Dava, 551 sayılı KHK hükümleri uyarınca açılmış patent hükümsüzlüğü ve sicilden terkini talebine ilişkindir.

Dosyada tarafların bildirdikleri tüm deliller toplanmış, TPMK kayıtları getirtilmiş, teknik ve özel bilgi gerektirmesi nedeniyle bilirkişi incelemesi yaptırılarak rapor alınmıştır.

Mahkememizce alınan raporda bilirkişilerin, “dava dosyasında yapılan incelemeler neticesinde, … sayılı dava konusu patentle ilgili olarak; 1 ve 2 sayılı istemlerin yeni olmadığı, bu nedenle, patentin hükümsüzlük koşulunun oluştuğu” şeklinde görüşlerini bildirdikleri anlaşılmıştır.
10/01/2017 tarihinde 6769 sayılı Sınai Mülkiyet Kanunu yürürlüğü girmiştir. Bu çerçevede, somut uyuşmazlığın çözümü bakımından, teknik bir husus olan, dava konusu patentin patentlenebilirlik koşullarını taşıyıp taşımadığı ve hükümsüzlüğünün tespiti ve somut uyuşmazlık yönünden değerlendirilmesi bakımından, hangi mevzuatın uygulanacağının tespiti değerlendirmenin başlangıç noktasını oluşturmaktadır.
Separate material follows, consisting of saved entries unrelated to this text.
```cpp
__global__ void __launch_bounds__(64, OG_FAST_WAVES) k_celt_recon_fb(const FrameDesc *__restrict__ descs, StreamState *st,
                                                                           const ParseRec *recs, ReconOut *rout, int n, int n_streams,
                                                                           int hybrid, u32 *started) {
    if (started && threadIdx.x == 0 && (blockIdx.x & 63) == 0) __hip_atomic_fetch_add(started, 1u, __ATOMIC_RELAXED, __HIP_MEMORY_SCOPE_SYSTEM);
    const int f = (int)blockIdx.x;
    StreamState *sp = nullptr;
    const ParseRec *rec = nullptr;
    ReconCtx rx;
    rx.leaves = false;
    rx.flags = 0;
    bool mine = false;
    int pos = 0;
    u32 lg = 0, la = 0, li = 0;
    OG_PROF_INIT();
    if (f < n) {
        rec = &recs[f];
        const FrameDesc d = descs[f];
        const int lane = OG_LANE;
        const i32 w_rec = reinterpret_cast<const i32 *>(rec)[lane < 16 ? lane : 15];
        {
            typedef u32 u32x4 __attribute__((ext_vector_type(4)));
            const u32x4 lf = *reinterpret_cast<const u32x4 *>(&rec->leaf[lane]);
            li = lf[0];
            lg = lf[1];
            la = lf[2];
        }
        rx.pre_bandE = rec->bandE[lane < 2 * NBANDS ? lane : 0];
        rx.pre_pulses = rec->pulses[lane < NBANDS ? lane : 0];
        rx.pre_band_w = rec->band_w[lane < NBANDS ? lane : 0];
        const int mode = desc_mode(d.flags);
        bool ok = !(d.stream < 0 || d.stream >= n_streams || !(mode == MODE_CELT || (mode == MODE_HYBRID && hybrid)) || desc_rfc(d.flags));
        if (ok) {
            sp = &st[d.stream];
            const i32 w_st = recon_hdr_fetch(sp, rec);
            rx.pre_logE1 = sp->celt.logE1[lane < 2 * NBANDS ? lane : 0];
            rx.pre_logE2 = sp->celt.logE2[lane < 2 * NBANDS ? lane : 0];
            rx.pre = true;
            recon_hdr_unpack(lane < 16 ? w_rec : w_st, rx.h);
            if (mode == MODE_HYBRID && (rx.h.flags & RF_SKIP)) ok = false;
        }
        if (ok) {
            pos = rx.h.ring_pos;
            mine = recon_begin(sp, rec, mode, desc_channels(d.flags), RECON_FAST_ONLY, rx);
            if (mine) {
                if (OG_LANE == 0) rout[f] = ReconOut{recon_result(rx), pos};
                recon_bookkeeping(sp, rx);
                rx.booked = true;
            }
        }
    }
    if (mine && rx.leaves) {
        pvq_tab_load();
        OG_SYNC();
        recon_leaves_own(rec, rx, true, lg, la, li);
    }
    if (mine) recon_finish(sp, rec, rx);
    OG_PROF_FLUSH();
}

extern "C" void og_launch_celt_recon_fb(hipStream_t s, const void *descs, void *streams, const void *recs, void *rout, int n,
                                        int n_streams, int hybrid, unsigned *started) {
    hipLaunchKernelGGL(k_celt_recon_fb, dim3(n), dim3(64), 0, s, (const FrameDesc *)descs, (StreamState *)streams,
                       (const ParseRec *)recs, (ReconOut *)rout, n, n_streams, hybrid, started);
}
extern "C" int og_celt_recon_fb_signals(int n) { return (n + 63) / 64; }

#ifdef OG_PROF
extern "C" int og_recon_fb_prof(unsigned long long *out64, int reset) {
    if (hipMemcpyFromSymbol(out64, HIP_SYMBOL(g_prof), sizeof(unsigned long long) * 64) != hipSuccess) return -1;
    if (reset) {
        unsigned long long z[64] = {0};
        if (hipMemcpyToSymbol(HIP_SYMBOL(g_prof), z, sizeof(z)) != hipSuccess) return -1;
    }
    return 0;
}
#endif
```

Baseline: 50.57 million frames/s.

## Fold empty CELT frames into fb recon and slim post kernel addressing

The fast full-band recon kernel now also handles CELT frames flagged bad-but-not-skipped (the empty or rest case) when a new debug knob is on. The separate rest-only recon launch is then skipped for that step, removing one kernel launch and its pass over the frames. Separately, the post kernel drops its shared-memory row table and the second output buffer. It recomputes ring addresses from the stream index via shuffles and 32-bit offsets, uses wave-uniform pointers for the PCM and SILK rows, and reuses one LDS tile with an extra barrier per chunk. It also sets launch bounds to 5 waves, and the new fast path only applies when the stream state array fits a 32-bit 16-byte index.

```diff
diff --git a/esp32-opus-player_amd/csrc/og_api.hip b/esp32-opus-player_amd/csrc/og_api.hip
--- a/esp32-opus-player_amd/csrc/og_api.hip
+++ b/esp32-opus-player_amd/csrc/og_api.hip
@@ -324,7 +324,7 @@
 extern "C" int og_celt_parse64_frames(void);
 
 extern "C" void og_launch_celt_recon_fb(hipStream_t s, const void *descs, void *streams, const void *recs, void *rout, int n,
-                                        int n_streams, int hybrid, unsigned *started);
+                                        int n_streams, int hybrid, unsigned *started, int empties);
 extern "C" int og_celt_recon_fb_signals(int n);
 extern "C" void og_launch_decode_rfc(hipStream_t s, const void *descs, const void *arena, void *streams, void *pcm, void *result, int n,
                                      int n_streams, int pcm_stride);
@@ -375,20 +375,20 @@
     const s2 r = __builtin_elementwise_add_sat(__builtin_bit_cast(s2, a), __builtin_bit_cast(s2, b));
     return __builtin_bit_cast(i32, r);
 }
-__global__ void __launch_bounds__(64) k_celt_post(const FrameDesc *__restrict__ descs, StreamState *st, const ParseRec *recs,
+template <class T>
+static __device__ __forceinline__ T *uniform_ptr(T *p) {
+    const unsigned long long a = (unsigned long long)p;
+    return (T *)((unsigned long long)(u32)__builtin_amdgcn_readfirstlane((int)(u32)a) |
+                 (unsigned long long)(u32)__builtin_amdgcn_readfirstlane((int)(u32)(a >> 32)) << 32);
+}
+#define OG_POST_WAVES 5
+__global__ void __launch_bounds__(64, OG_POST_WAVES) k_celt_post(const FrameDesc *__restrict__ descs, StreamState *st, const ParseRec *recs,
                                                   const ReconOut *__restrict__ rout, i32 *__restrict__ result, i16 *pcm, int n,
                                                   int n_streams, int channels, int pcm_stride, const SilkHandoff *handoff,
                                                   int modes, int others_ran) {
-    struct RowInfo {
-        const i32 *ring;
-        i16 *pcm;
-        const i16 *silk;
-        int pos, silk_n;
-    };
     constexpr int CS = 32, PCS = CS / 4, RSTEP = 64 / PCS;
-    __shared__ RowInfo rows[64];
+    static_assert(RSTEP % 2 == 0, "a lane's rows are all of one channel");
     __shared__ __attribute__((aligned(16))) i32 tin[64][CS + 4];
-    __shared__ __attribute__((aligned(16))) i16 tout[64][CS + 8];
     const int lane = (int)threadIdx.x;
     const int t = (int)blockIdx.x * 64 + lane;
     const int f = channels == 2 ? t >> 1 : t, c = channels == 2 ? t & 1 : 0;
@@ -396,9 +396,10 @@
     StreamState *ss = nullptr;
     const i16 *silk = nullptr;
     int silk_n = 0;
-    int pos = 0;
+    int pos = 0, stream = 0;
     if (f < n) {
         const FrameDesc d = descs[f];
+        stream = d.stream;
         const int mode = desc_mode(d.flags);
         const bool stream_ok = d.stream >= 0 && d.stream < n_streams;
         if (!(modes >> (d.flags & 3) & 1) || (!stream_ok && !others_ran)) {
@@ -422,35 +423,40 @@
         }
     }
     i16 *out = pcm + (size_t)(f < n ? f : 0) * pcm_stride;
-    const bool fast = channels == 2 && __all(live && emit && (pos & (CS - 1)) == 0);
+    const bool fast = channels == 2 && (size_t)n_streams * sizeof(StreamState) <= (size_t)16 << 32 && __all(live && emit && (pos & (CS - 1)) == 0);
     if (!fast) {
         if (live) celt_post_lane(&ss->celt, c, channels, 960, pos, emit ? out : nullptr, silk, silk_n);
         return;
     }
-    rows[lane].ring = ss->celt.ring[c];
-    rows[lane].pcm = out;
-    rows[lane].silk = silk;
-    rows[lane].pos = pos;
-    rows[lane].silk_n = silk_n;
-    __syncthreads();
     const int q = lane % PCS, r0 = lane / PCS;
-    const i32 *src[PCS];
-    int spos[PCS];
+    constexpr u32 STATE16 = sizeof(StreamState) / 16, RING16 = (offsetof(StreamState, celt) + offsetof(CeltState, ring)) / 16, CHAN16 = RING * 4 / 16;
+    static_assert(sizeof(StreamState) % 16 == 0 && (offsetof(StreamState, celt) + offsetof(CeltState, ring)) % 16 == 0 && RING / CS <= 256, "ring pieces");
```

Bu çerçevede, 6769 sayılı SMK’nın “551, 554, 555 ve 556 sayılı Kanun Hükmünde Kararnamelerin hükümlerinin uygulanması” başlığını taşıyan geçici 1.maddesinin (2) fıkrasının ilk ve üçüncü cümleleri, “Bu Kanunun yayımı tarihinden önce yapılmış ulusal patent başvuruları ve faydalı model başvuruları, başvuru tarihinde yürürlükte olan mevzuat hükümlerine göre sonuçlandırılır…, …patent ve faydalı modellerin hükümsüz kılınmasında, başvuru tarihinde yürürlükte olan mevzuat hükümleri uygulanır” hükümlerine taşımaktadır. Dava konusu … sayılı patentin başvurusunun, 1999 yılında yapıldığı tespit edilmiş bulunmaktadır. Şu halde iş bu davalıya ait … sayılı patentin hükümsüzlüğü istemiyle açılan davada, başvuru tarihinde geçerli olan mülga 551 s.KHK hükümleri uygulanacaktır.

551 sayılı KHK Madde 5–”Yeni tekniğin bilinen durumunu aşan ve sanayiye uygulanabilir olan buluşlar, patent verilerek korunur.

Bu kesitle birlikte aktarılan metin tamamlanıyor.